- Born: Vasyl Volodymyrovych Bohach 16 August 1979 Volnovakha, Donetsk region, Ukraine
- Died: 8 May 2022 (aged 42) Mariupol, Donetsk region, Ukraine
- Allegiance: Ukraine
- Branch: Security Service of Ukraine
- Rank: Lieutenant Colonel
- Conflicts: Russo-Ukrainian War Russian invasion of Ukraine; ;
- Awards: Order of the Gold Star (posthumously)

= Vasyl Bohach =

Ukrainian soldier (1979–2022)

Vasyl Volodymyrovych Bohach (Василь Володимирович Богач; call sign – Domakha; literary pseudonym – Ivan Bohdan; August 16, 1979, Volnovakha, Donetsk region – May 8, 2022, Mariupol, Donetsk region) was a Ukrainian military personnel, Lieutenant Colonel of the Security Service of Ukraine, a participant in the Russian-Ukrainian war. Hero of Ukraine (2023, posthumously).

== Biography ==
Vasyl Bohach was born on August 16, 1979, in Volnovakha, Donetsk Oblast.

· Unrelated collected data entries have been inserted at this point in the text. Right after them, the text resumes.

def build():
    from blitzar_amd import build as bz_build
    bz_build.build()
    hooks_dir = os.path.join(ROOT, "tests", "native", "_build")
    os.makedirs(hooks_dir, exist_ok=True)
    hooks = os.path.join(hooks_dir, "libbz_hooks.so")
    src = os.path.join(ROOT, "tests", "native", "hooks.cpp")
    if not os.path.exists(hooks) or os.path.getmtime(hooks) < os.path.getmtime(src):
        subprocess.run(["g++", "-O2", "-std=c++20", "-fPIC", "-shared", "-I" + ROOT, src, "-o", hooks],
                       check=True)
    src = os.path.join(ROOT, "tests", "native", "tile_digest_check.cc")
    newest = max(os.path.getmtime(src),
                 os.path.getmtime(os.path.join(ROOT, "blitzar_amd", "csrc", "msm", "tile_digest.h")))
    for exe, flags in (("tile_digest_check", ["-O2"]),
                       ("tile_digest_check_san", ["-O1", "-g", "-fsanitize=address,undefined",
                                                  "-fno-sanitize-recover=all"])):
        exe = os.path.join(hooks_dir, exe)
        if not os.path.exists(exe) or os.path.getmtime(exe) < newest:
            subprocess.run(["g++", *flags, "-std=c++20", "-I" + ROOT, src, "-o", exe], check=True)
    pb_dir = os.path.join(ROOT, "tools", "pipeline_bench")
    lib_so = os.path.join(ROOT, "blitzar_amd", "lib", "libblitzar_amd.so")
    os.makedirs(os.path.join(pb_dir, "_build"), exist_ok=True)
    for tool in ("pipeline_bench", "multi_device_check", "hostapi_bench", "caller_table_bench"):
        exe = os.path.join(pb_dir, "_build", tool)
        src = os.path.join(pb_dir, tool + ".cc")
        if (not os.path.exists(exe)
                or os.path.getmtime(exe) < max(os.path.getmtime(src), os.path.getmtime(lib_so))):
            subprocess.run(["/opt/rocm/bin/hipcc", "-O2", "-std=c++17",
                            "-I" + os.path.join(ROOT, "include"), "-I" + pb_dir, src,
                            "-L" + os.path.dirname(lib_so), "-lblitzar_amd",
                            "-Wl,-rpath,$ORIGIN/../../../blitzar_amd/lib", "-o", exe], check=True)
    mc_src = os.path.join(ROOT, "tools", "multi_commitment", "benchmark.cc")
    mc_exe = os.path.join(ROOT, "tools", "multi_commitment", "_build", "multi_commitment")
    os.makedirs(os.path.dirname(mc_exe), exist_ok=True)
    if (not os.path.exists(mc_exe)
            or os.path.getmtime(mc_exe) < max(os.path.getmtime(mc_src), os.path.getmtime(lib_so))):
        subprocess.run(["g++", "-O2", "-std=c++17", "-I" + os.path.join(ROOT, "include"), mc_src,
                        "-L" + os.path.dirname(lib_so), "-lblitzar_amd",
                        "-Wl,-rpath,$ORIGIN/../../../blitzar_amd/lib", "-Wl,-rpath,/opt/rocm/lib",
                        "-o", mc_exe], check=True)
    exe = os.path.join(hooks_dir, "sig_ours")
    src = os.path.join(ROOT, "tests", "native", "boundary", "signatures.cc")
    if (not os.path.exists(exe)
            or os.path.getmtime(exe) < max(os.path.getmtime(src), os.path.getmtime(lib_so))):
        subprocess.run(["g++", "-O1", "-std=c++17", "-I" + os.path.join(ROOT, "include"),
                        '-DBZ_API_HEADER="blitzar_api.h"', src, "-L" + os.path.dirname(lib_so),
                        "-lblitzar_amd", "-Wl,-rpath,$ORIGIN/../../../blitzar_amd/lib",
                        "-Wl,-rpath,/opt/rocm/lib", "-o", exe], check=True)
    mt_dir = os.path.join(ROOT, "tools", "mt19937")
    mt_so = os.path.join(mt_dir, "_build", "libmtstream.so")
    mt_src = os.path.join(mt_dir, "mtstream.cc")
    os.makedirs(os.path.dirname(mt_so), exist_ok=True)
    if not os.path.exists(mt_so) or os.path.getmtime(mt_so) < os.path.getmtime(mt_src):
        subprocess.run(["g++", "-O2", "-std=c++17", "-fPIC", "-shared", "-pthread", mt_src, "-o",
                        mt_so], check=True)
    subprocess.run([sys.executable, os.path.join(ROOT, "oracle", "ref", "build_ref.py")], check=True)
    from tests import device_hooks
    device_hooks.build()
    import blitzar_amd.api as api
    api.load()
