# dvalcarce/filmyou-core

Hardware: AMD Instinct MI355X
Metric: top-N recs/sec (RM2), ml25m shape (higher is better)
Workload: dtype f32 (scores and logs fp32 / v_log_f32, folded in fp64; co-rating sums 64-bit fixed point in LDS (fp64 fallback); G stored as 24-bit e7m17 floats scaled per cluster above 4096 items; ratings fp16 in the row kernel when exactly representable)

## Files before the change

### filmyou-core_amd/_native.py

```python
import ctypes as C
import os
import subprocess

_HERE = os.path.dirname(os.path.abspath(__file__))
CSRC = os.path.join(_HERE, "csrc")
LIB_DIR = os.path.join(_HERE, "lib")
LIB_PATH = os.path.join(LIB_DIR, "libfilmyou_hip.so")
INCLUDE = os.path.join(os.path.dirname(_HERE), "include", "filmyou.h")
SOURCES = ["fy_api.hip", "fy_prep.hip", "fy_rm2.hip", "fy_rm2_request.hip", "fy_rm1.hip", "fy_ratings_update.hip", "fy_itemsim.hip", "fy_itemsim_request.hip", "fy_itemcf.hip", "fy_itemcf_request.hip", "fy_itemcf_estimate.hip", "fy_eval.hip", "fy_cluster.hip", "fy_nmf.hip", "fy_refine.hip", "fy_rccl.hip", "fy_seqfile.cpp"]
HEADERS = ["fy_common.hpp", "fy_tuning.hpp", "fy_rm2_plan.hpp", "fy_rm2_tables.hpp", "fy_partition.hpp", "fy_prep.hpp", "fy_cooc.hpp", "fy_cooc_tables.hpp", "fy_rm2.hpp", "fy_rm2_kernels.hpp", "fy_rm2_launch.hpp", "fy_rm2_coop.hpp", "fy_rm2_request.hpp", "fy_rm1.hpp", "fy_ratings_update.hpp", "fy_refine.hpp", "fy_itemsim_plan.hpp", "fy_itemsim_kernels.hpp", "fy_itemsim_request.hpp", "fy_itemcf_request.hpp", "fy_eval.hpp"]
HIPCC_FLAGS = ["--offload-arch=gfx950", "-O3", "-std=c++17", "-fPIC", "-shared", "-munsafe-fp-atomics", "-Wall",
               "-Wno-unused-result", "-ldl"]

SYMBOLS = [
    "fy_abi_version", "fy_last_error", "fy_context_create", "fy_context_destroy", "fy_context_synchronize", "fy_context_reload_tuning", "fy_context_inject_alloc_failure",
    "fy_context_stream", "fy_ratings_create", "fy_ratings_destroy", "fy_ratings_nnz", "fy_ratings_drop_cache", "fy_ratings_apply", "fy_ratings_copy_out", "fy_rm2_prepare",
    "fy_rm2_partial_stats", "fy_rm2_stats_layout", "fy_rm2_set_global_stats", "fy_rm2_set_collectives", "fy_rccl_unique_id", "fy_rccl_create", "fy_rccl_collectives", "fy_rccl_counters", "fy_rccl_destroy", "fy_rccl_detach_context", "fy_rm2_score", "fy_rm2_score_users", "fy_result_request_stats", "fy_rm2_job_destroy", "fy_rm2_run",
    "fy_itemsim_build", "fy_itemsim_run", "fy_itemsim_prepare", "fy_itemsim_job_destroy", "fy_itemsim_rows", "fy_result_itemsim_request_stats", "fy_itemcf_recommend", "fy_itemcf_recommend_filtered", "fy_itemcf_recommend_prepared", "fy_result_itemcf_request_stats", "fy_itemsim_job_drop_rows", "fy_ratings_shifted", "fy_itemsim_pairs",
    "fy_simpairs_write_text", "fy_idfile_read", "fy_cluster_assign", "fy_nmf_factorize", "fy_result_size", "fy_result_key0", "fy_result_key1", "fy_result_value",
    "fy_result_aux", "fy_result_n_users", "fy_result_user_id", "fy_result_user_sum", "fy_result_n_items",
    "fy_result_item_id", "fy_result_item_coll", "fy_result_total_sum", "fy_result_free", "fy_result_stats",
    "fy_seqfile_read_int_int", "fy_seqfile_read_int_double", "fy_seqfile_read_intpair_float", "fy_seqfile_write_int_int",
    "fy_seqfile_write_int_double", "fy_seqfile_write_intpair_float", "fy_mapfile_write_int_double", "fy_buffer_free",
    "fy_submap_create", "fy_submap_n_users", "fy_submap_n_items", "fy_submap_nnz", "fy_submap_counts", "fy_submap_users",
    "fy_submap_items", "fy_submap_matrix", "fy_submap_destroy", "fy_cluster_refine", "fy_refined_n_users", "fy_refined_n_counts",
    "fy_refined_clustering", "fy_refined_layout", "fy_refined_h_size", "fy_refined_w_size", "fy_refined_factors",
    "fy_refined_stats", "fy_refined_free",
    "fy_ratings_holdout", "fy_result_create_lists", "fy_eval_prepare", "fy_eval_lists", "fy_eval_destroy",
    "fy_itemcf_estimate_prepared", "fy_itemcf_estimate_ratings", "fy_result_itemcf_estimate_stats", "fy_eval_estimates",
]


def _stale():
    if not os.path.exists(LIB_PATH):
        return True
    t = os.path.getmtime(LIB_PATH)
    deps = [os.path.join(CSRC, f) for f in SOURCES + HEADERS] + [INCLUDE]
    return any(os.path.getmtime(d) > t for d in deps)


def build(force=False, verbose=False):
    if not force and not _stale():
        build_host_driver()
        return LIB_PATH
    from concurrent.futures import ThreadPoolExecutor
    obj_dir = os.path.join(LIB_DIR, "obj")
    os.makedirs(obj_dir, exist_ok=True)
    hipcc = os.environ.get("HIPCC", "/opt/rocm/bin/hipcc")
    if not os.path.exists(hipcc):
        hipcc = "hipcc"
    cflags = [f for f in HIPCC_FLAGS if f not in ("-shared", "-ldl")]
    common = max(os.path.getmtime(d) for d in [os.path.join(CSRC, h) for h in HEADERS] + [INCLUDE])
    import hashlib
    stamp_path = os.path.join(obj_dir, "flags.stamp")
    stamp = hashlib.sha256(("\0".join([os.path.realpath(hipcc)] + cflags)).encode()).hexdigest()
    try:
        with open(stamp_path) as f:
            same_flags = f.read().strip() == stamp
    except OSError:
        same_flags = False
    if not same_flags:
        force = True

    def compile_one(src):
        path, obj = os.path.join(CSRC, src), os.path.join(obj_dir, src + ".o")
        if not force and os.path.exists(obj) and os.path.getmtime(obj) > max(common, os.path.getmtime(path)):
            return obj
        cmd = [hipcc] + cflags + ["-c", "-o", obj, path]
        if verbose:
            print(" ".join(cmd))
        subprocess.run(cmd, check=True)
        return obj

    with ThreadPoolExecutor(max_workers=min(len(SOURCES), os.cpu_count() or 1)) as ex:
        objs = list(ex.map(compile_one, SOURCES))
    with open(stamp_path, "w") as f:
        f.write(stamp + "\n")
    cmd = [hipcc, "--offload-arch=gfx950", "-fPIC", "-shared", "-o", LIB_PATH] + objs + ["-ldl"]
    if verbose:
        print(" ".join(cmd))
    subprocess.run(cmd, check=True)
    build_host_driver()
    return LIB_PATH


HOST_DIR = os.path.join(_HERE, "host")
HOST_DRIVER = os.path.join(HOST_DIR, "rm2_main")


def build_host_driver():
    src = os.path.join(HOST_DIR, "rm2_main.cpp")
    hdr = os.path.join(HOST_DIR, "filmyou_job.hpp")
    if os.path.exists(HOST_DRIVER) and all(os.path.getmtime(HOST_DRIVER) >= os.path.getmtime(p) for p in (src, hdr, LIB_PATH)):
        return HOST_DRIVER
    subprocess.run(["g++", "-std=c++17", "-O2", "-Wall", "-o", HOST_DRIVER, src, "-L" + LIB_DIR, "-lfilmyou_hip",
                    "-Wl,-rpath,$ORIGIN/../lib"], check=True)
    return HOST_DRIVER


class RM2Params(C.Structure):
    _fields_ = [("lambda_", C.c_double), ("number_of_items", C.c_int32), ("number_of_recommendations", C.c_int32),
                ("filter_users", C.c_int32), ("number_of_clusters", C.c_int32), ("rank", C.c_int32),
                ("world", C.c_int32), ("flags", C.c_uint32), ("workspace_bytes", C.c_int64)]


ALL_GATHER_FN = C.CFUNCTYPE(C.c_int, C.c_void_p, C.c_void_p, C.c_void_p, C.c_int64, C.c_void_p)
REDUCE_SCATTER_FN = C.CFUNCTYPE(C.c_int, C.c_void_p, C.c_void_p, C.c_void_p, C.c_int64, C.c_void_p)


class Collectives(C.Structure):
    _fields_ = [("user", C.c_void_p), ("all_gather", ALL_GATHER_FN), ("reduce_scatter_f32", REDUCE_SCATTER_FN)]


class NMFParams(C.Structure):
    _fields_ = [("number_of_users", C.c_int32), ("number_of_items", C.c_int32), ("number_of_clusters", C.c_int32),
                ("number_of_iterations", C.c_int32), ("ppc", C.c_int32), ("normalization_frequency", C.c_int32)]


class RefineParams(C.Structure):
    _fields_ = [("number_of_users", C.c_int32), ("number_of_clusters", C.c_int32), ("users_per_sub_cluster", C.c_int32),
                ("number_of_iterations", C.c_int32), ("ppc", C.c_int32), ("normalization_frequency", C.c_int32),
                ("seed", C.c_uint64)]


class RefineStats(C.Structure):
    _fields_ = [("ms_mappings", C.c_double), ("ms_iterations", C.c_double), ("ms_assign", C.c_double), ("ms_total", C.c_double),
                ("launches", C.c_int64), ("sum_users", C.c_int64), ("sum_items", C.c_int64), ("sum_k", C.c_int64),
                ("nnz", C.c_int64), ("collisions", C.c_int64)]

    def as_dict(self):
        return {k: getattr(self, k) for k, _ in self._fields_}


class ItemSimParams(C.Structure):
    _fields_ = [("similarity", C.c_int32), ("max_similarities_per_item", C.c_int32), ("exclude_self", C.c_int32),
                ("has_threshold", C.c_int32), ("threshold", C.c_double), ("rank", C.c_int32), ("world", C.c_int32),
                ("flags", C.c_uint32), ("min_prefs_per_user", C.c_int32), ("max_prefs_per_user", C.c_int32)]


class ItemCFParams(C.Structure):
    _fields_ = [("num_recommendations", C.c_int32), ("max_prefs_per_user", C.c_int32), ("boolean_data", C.c_int32),
                ("rank", C.c_int32), ("world", C.c_int32), ("flags", C.c_uint32)]


class ItemCFFilter(C.Structure):
    _fields_ = [("has_users", C.c_int32), ("has_items", C.c_int32), ("n_users", C.c_int64), ("users", C.c_void_p),
                ("n_items", C.c_int64), ("items", C.c_void_p)]


class RM2Request(C.Structure):
    _fields_ = [("n_users", C.c_int64), ("users", C.c_void_p)]


class RM2RequestStats(C.Structure):
    _fields_ = [("users_asked", C.c_int64), ("users_known", C.c_int64), ("clusters_touched", C.c_int64), ("batches", C.c_int64),
                ("slab_rows", C.c_int64), ("slab_bytes_peak", C.c_int64), ("slab_pair_contribs", C.c_int64),
                ("full_pass_clusters", C.c_int64)]

    def as_dict(self):
        return {k: getattr(self, k) for k, _ in self._fields_}
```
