diff --git a/sknnr_amd/csrc/exact.hip.h b/sknnr_amd/csrc/exact.hip.h
--- a/sknnr_amd/csrc/exact.hip.h
+++ b/sknnr_amd/csrc/exact.hip.h
@@ -390,10 +390,29 @@
     int* fail_count;
     const int* qperm;
     long pos0;
+    const unsigned long long* rec;
+    const float* rec_bound;
+    const double* qnc_pos;
+    int* trunc_count;
 };
 
+constexpr int kDppQuadXor[4] = {0xE4, 0xB1, 0x4E, 0x1B};
+constexpr int kDppRowHalfMirror = 0x141;
+__device__ __forceinline__ int half_mirror8(int v) { return __builtin_amdgcn_update_dpp(0, v, kDppRowHalfMirror, 0xf, 0xf, false); }
+template <int N>
+__device__ __forceinline__ int peer8_i(int v, int mirror) {
+    static_assert(N >= 1 && N < 8, "a peer of an 8-lane group");
+    if constexpr (N < 4) {
+        return __builtin_amdgcn_update_dpp(0, v, kDppQuadXor[N], 0xf, 0xf, false);
+    } else if constexpr (N < 7) {
+        return __builtin_amdgcn_update_dpp(0, mirror, kDppQuadXor[7 - N], 0xf, 0xf, false);
+    } else {
+        return mirror;
+    }
+}
 template <int LPQ, int N>
 __device__ __forceinline__ int peer_i(int v, int c) {
+    if constexpr (LPQ == 8) return peer8_i<N>(v, half_mirror8(v));
     constexpr int B = N / 16, R = N % 16;
     const int vb = B ? __shfl_xor(v, 16 * B, LPQ) : v;
     if constexpr (R != 0) {
@@ -418,14 +437,16 @@
 }
 template <int LPQ>
 struct PeersI {
-    int blk[LPQ / 16];
+    int blk[LPQ == 8 ? 2 : LPQ / 16];
     __device__ __forceinline__ explicit PeersI(int v) {
         blk[0] = v;
+        if constexpr (LPQ == 8) blk[1] = half_mirror8(v);
 #pragma unroll
         for (int b = 1; b < LPQ / 16; ++b) blk[b] = __shfl_xor(v, 16 * b, LPQ);
     }
     template <int N>
     __device__ __forceinline__ int get() const {
+        if constexpr (LPQ == 8) return peer8_i<N>(blk[0], blk[1]);
         constexpr int B = N / 16, R = N % 16;
         if constexpr (R != 0) {
             return __builtin_amdgcn_update_dpp(0, blk[B], 0x120 + R, 0xf, 0xf, false);
@@ -517,6 +538,10 @@
 __host__ __device__ constexpr size_t finalize_row_bytes(int d) { return (size_t)d * 8 + 16; }
 __host__ __device__ constexpr size_t finalize_lds_bytes(int m_tmpl, int d) { return (size_t)(256 / (2 * m_tmpl)) * finalize_row_bytes(d); }
 
+template <int LPQ, bool RECORD>
+__device__ __forceinline__ void finalize_core(const FinalizeArgs& a, long q, int c, bool live, const double* xrow, int id, bool valid,
+                                              float cv, double qn, double tau_c, double t_min);
+
 template <int M>
 __global__ void __launch_bounds__(256) finalize_kernel(FinalizeArgs a) {
     constexpr int LPQ = 2 * M;
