def _wgrad(x, dy, g, *, Nw, flop, xflop=None, prec=0):
    B, H, W, Cs, Ho, Wo, ldy, KH, KW, stride, pad = g
    if (KH == 3 and KW == 3 and stride == 1 and pad == 1 and B * H * W * max(Cs, ldy) * 4 < 1 << 32
            and lib().raw("vmtl_conv3x3_wgrad_small_supported")(Cs, ldy, W)):
        ns = lib().raw("vmtl_conv3x3_wgrad_small_slabs")(B, H, W)
        slabs = _empty((ns, Nw, 9 * Cs), x)
        _k("vmtl_conv3x3_wgrad_small", _flop=flop, _xflop=xflop, x=x, dy=dy, slabs=slabs, nslabs=ns, B=B, H=H, W=W, Cs=Cs, ldy=ldy,
           Nw=Nw)
        return slabs, ns
    splits = lib().raw("vmtl_conv2d_wgrad_splits")(B * Ho * Wo, Nw, KH * KW * Cs)
    slabs = _empty((splits, Nw, KH * KW * Cs), x)
    _kp("vmtl_conv2d_wgrad", prec, _flop=flop, _xflop=xflop, x=x, dy=dy, slabs=slabs, splits=splits, B=B, H=H, W=W, Cs=Cs, Ho=Ho, Wo=Wo,
       ldy=ldy, Nw=Nw, KH=KH, KW=KW, stride=stride, pad=pad)
    return slabs, splits


def _colsum(a, b, M, C, Cs, mode=0, reduce_all=0, out=None):
    partial = _empty((_reduce_rows(M) + 1, Cs), a)
    if out is None:
        out = _empty((1 if reduce_all else C,), a)
    _k("vmtl_colsum", a=a, b=b, M=M, C=C, Cs=Cs, mode=mode, reduce_all=reduce_all, partial=partial, out=out)
    return out


def _wgrad_into(x, dy, g, layout, dw, flop, prec=0):
    slabs, ns = _wgrad(x, dy, g, Nw=layout.R1 * layout.R0, flop=flop, prec=prec)
    unpack(slabs, layout, dw, nslabs=ns)


def _wgrad_two_heads(x, dy, g, lay_a, lay_b, wa, wb, slots, flop, prec):
    swa, sba, swb, sbb = slots
    Ca, Cb, row = lay_a.R0, lay_b.R0, lay_a.T * lay_a.Cs
    N = Ca + Cb
    slabs, ns = _wgrad(x, dy, g, Nw=N, flop=flop, prec=prec)
    dwa, dwb = _grad_buf(wa.shape, swa, x), _grad_buf(wb.shape, swb, x)
    unpack(slabs, lay_a, dwa, nslabs=ns, slab_stride=N * row)
    unpack(slabs.view(-1)[Ca * row:], lay_b, dwb, nslabs=ns, slab_stride=N * row)
    db = _colsum(dy, None, g.M, N, g.ldy)
    dba, dbb = _grad_buf((Ca,), sba, x), _grad_buf((Cb,), sbb, x)
    _copy_vec(db, dba, Ca)
    _copy_vec(db[Ca:], dbb, Cb)
    return _grad_ret(dwa, swa), _grad_ret(dba, sba), _grad_ret(dwb, swb), _grad_ret(dbb, sbb)


def _bias_grad(bias, slot, dy, M, Cout, ldy, zero, fork):
    arena = getattr(bias, "_vmtl_arena", None) if slot is not None else None
    if zero:
        if slot is None:
            db = _empty((Cout,), dy)
            _k("vmtl_fill_zero", p=db, n=Cout)
            return db
        capturing = torch.cuda.is_current_stream_capturing()
        if arena is None or id(bias) not in arena._zero_bias or (capturing and side.enabled and not side.task_mode):
            with side.branch(True, M, fork, dy):
                _k("vmtl_fill_zero", p=slot, n=Cout)
            if arena is not None and not capturing:
                arena._zero_bias.add(id(bias))
        return None
    with side.branch(slot is not None, M, fork, dy):
        db = _colsum(dy, None, M, Cout, ldy, out=slot)
    if slot is not None:
        if arena is not None:
            arena._zero_bias.discard(id(bias))
        return None
    return db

He graduated from Vasyl' Stus Donetsk National University. He served in the Security Service of Ukraine.

Since 2014 he has been at the front.

In 2015, he was subjected to political repression and spent three weeks in the Bakhmut detention center on a trumped-up case.

After the start of the full-scale Russian invasion of Ukraine, he joined the Azov Brigade. On April 4, 2022, he was seriously injured and hospitalized at Azovstal. He died on May 8, 2022, at the plant as a result of an anti-bunker bomb hitting one of the bunkers.

He was buried at the Lukianivske Cemetery in Kyiv.

== Books ==
He wrote three books under the pseudonym Ivan Bohdan:

- "Mariupol 2014 ("Маріуполь 2014") (2016)
- "Patriot Prisoners ("Патріотв'язні") (2018)
- "The Other Side of the Trenches ("По той бік окопів") (2020)

== Awards ==
Hero of Ukraine with the Order of the Golden Star (June 12, 2023, posthumously) – for personal courage and heroism in the defense of state sovereignty and territorial integrity of Ukraine, selfless service to the Ukrainian people.